One of the biggest alterations recent times introduced to the world of art is the continuous turning towards the online market. Artistic Exploits approached us with the unique request to build a subscription–based platform that would enable artists to sell their artworks and cross–promote themselves.
We kicked off the project with an extended discovery phase including user interviews, content analysis, and rough design. Naturally, this formed an important part of our research, in addition to moderated and unmoderated user testing, analytics research and customer surveys. This allowed us to identify the business goals, the monetisation plan, the site’s primary user types, what drives the users to the site, and the ideal content path for the future. All decisions we made during the implementation phase were driven by the initial feedback and interviews of the Artistic Exploits team, ensuring that any impacting decisions considered the goals and desires of the creators and users. We were thus able to work collaboratively over the last year to build an all-new website from the ground up.
We relied on a style–guide to drive designs across the site so that when we had new additions or changed small details we could stay consistent with the look we were striving for. Once we connected all the points of communication together, we went into the actual development of the platform utilising Agile sprints, or micro-phases which were strategically planned to tackle different areas of this mammoth site.
Artistic Exploits needed a website that not only delivered on a hip, svelte design, but also a website with powerful capabilities and expansion options. We were able to provide a powerful, advanced platform that allows the client to achieve their goals more efficiently and establish the first non–commission artist community.
Built on top of Drupal commerce, we first identified and created the following product types to ensure we accommodate all users requests: photographs, digital art, physical painting, artist subscription, printing fee and print your own. For the first two product types, we enabled a boolean option to define whether the product could be sold in printed or digital form. Licenses were defined as variations, enabling the user to select which license to buy through Drupal’s product attributes. The actual paintings are packaged and shipped to the buyer on artist responsibility. The variation of this product contains fields for the Artist to define the shipping cost for the product per region e.g. EU, Non–EU, International. Drupal Commerce has customer-friendly shipping rules. We were thus able to determine the rules for applying shipping charges.

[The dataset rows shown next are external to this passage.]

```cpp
template <typename T>
static bool ch32ws_launch(hipStream_t st, const void* in, const void* w, const float* bias, void* out, const ConvHaloGeom& g) {
  const size_t lds = (size_t)2 * (9 * 32 * 64 + CH64_X_BYTES);
// ... 128 lines not shown
  g.tz_n = (g.Z + TZ - 1) / TZ, g.ty_n = (g.Y + TY - 1) / TY, g.tx_n = (g.X + TX - 1) / TX;
  g.NT = g.N * g.tz_n * g.ty_n * g.tx_n;
  g.accumulate = accumulate, g.flip = flip;
  g.order = 1;
  static const int dbg = rx_env_mask("RX_DBG");
  g.dbg = dbg;
  int BN = (g.Co % 64 == 0) ? 64 : 32;
  if (BN == 64 && (long)g.NT * (g.Co / 64) < 256) BN = 32;
  if ((in->cs || out->cs) && (long)g.NT * (g.Co / BN) < 192) RX_FAIL(RX_EUNSUPPORTED, "conv_halo: planar-concat operand on a layer too small for the halo kernels");
  if ((long)g.NT * (g.Co / BN) < 192) return 0;
  dim3 grid(g.NT, g.Co / BN);
  if (BN == 32 && TZ == 4 && TY == 4 && TX == 16 && dt != RX_F32 && g.Ci == 32 && g.Co == 32 && g.NT >= 512) {
    rx_note_kernel("conv_halo32p_kernel");
    if (in->cs || out->cs) RX_FAIL(RX_EUNSUPPORTED, "conv_halo32p: planar-concat operand");
    const bool room = stat_part && stat_chunks && (size_t)g.N * 1024 * 2 * g.Co * sizeof(float) <= stat_bytes;
    const bool fuse32 = room && ((!flip && !accumulate && !bs) || (flip && bs));
    g.stat_part = fuse32 ? stat_part : nullptr;
    if (fuse32 && bs) {
      g.bs_y = bs->y->ptr, g.bs_ldy = bs->y->ld, g.bs_yss = rx_act_voxels(bs->y) * (long)bs->y->ld;
      g.bs_stats = bs->stats, g.bs_slope = bs->slope;
    }
    if (dt == RX_BF16)
      ch32p_launch<bf16_t>(st, in->ptr, w, bias, out->ptr, g);
    else
      ch32p_launch<f16_t>(st, in->ptr, w, bias, out->ptr, g);
    hipError_t e4 = hipGetLastError();
    if (e4 != hipSuccess) {
      rx_set_error("conv_halo32p: %s", hipGetErrorString(e4));
      return RX_ELAUNCH;
    }
    if (fuse32) *stat_chunks = g.wgs_s * 4;
// ... 39 lines not shown
      return RX_ELAUNCH;
    }
    if (fuse32n) *stat_chunks = NTs32 * 4;
    return 1;
  }
  if (g.Co % 64 == 0 && TZ == 4 && TY == 4 && TX == 16 && dt != RX_F32 && (long)g.NT * (g.Co / 64) >= 256) {
    if (in->cs) RX_FAIL(RX_EUNSUPPORTED, "conv_halo64ws: planar-concat input");
    rx_note_kernel("conv_halo64ws_kernel");
    const bool room64 = stat_part && stat_chunks && (size_t)g.N * 1024 * 2 * g.Co * sizeof(float) <= stat_bytes;
    const bool fuse64 = room64 && !flip && !accumulate && !bs;
    const bool fuse64b = room64 && flip && bs;
    g.stat_part = (fuse64 || fuse64b) ? stat_part : nullptr;
    if (fuse64b) {
      g.bs_y = bs->y->ptr, g.bs_ldy = bs->y->ld, g.bs_yss = rx_act_voxels(bs->y) * (long)bs->y->ld;
      g.bs_stats = bs->stats, g.bs_slope = bs->slope;
    }
    if (dt == RX_BF16)
      ch64ws_launch<bf16_t>(st, in->ptr, w, bias, out->ptr, g);
    else
      ch64ws_launch<f16_t>(st, in->ptr, w, bias, out->ptr, g);
    hipError_t e5 = hipGetLastError();
    if (e5 != hipSuccess) {
      rx_set_error("conv_halo64ws: %s", hipGetErrorString(e5));
      return RX_ELAUNCH;
    }
    if (fuse64 && g.stat_part) *stat_chunks = g.wgs_s * 4;
    if (fuse64b && g.bs_y && g.stat_part) *stat_chunks = g.wgs_s * 4;
    g.stat_part = nullptr, g.bs_y = nullptr;
    return 1;
  }
// ... 16 lines not shown
```

multi-task-3d-resencoder-unet_amd/csrc/rx_igemm.hip:

```cpp
#include <stdlib.h>

#include "rx_common.h"
#include "rx_internal.h"


struct IgemmPhase {
  int Qz, Qy, Qx, Vq;
  int opz, opy, opx;
  int tap0, ntaps;
  int mtile0, mtiles;
  long slab_off;
};
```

As for the subscription plan, a product of this type was used to define the various Membership Plans available by the Artists. Each product variation of this type, would represent a Membership Plan and would include in its fields: (a) time duration in months (b) trial period in days and (c) available space in GB or MB.
When registering, we allowed the artist to select a membership package. Membership packages were defined from the above product type and its variations. Upon administration approval of the Artist account, the Artist would be able to login and the trial period of the membership plan would commence. When the trial period of the plan comes to an end, the Artist is prompted to pay for the actual membership plan.
For the backend, we set up a Search API through Drupal's functionality, to index necessary product and variation fields and for filtering, we implemented facets.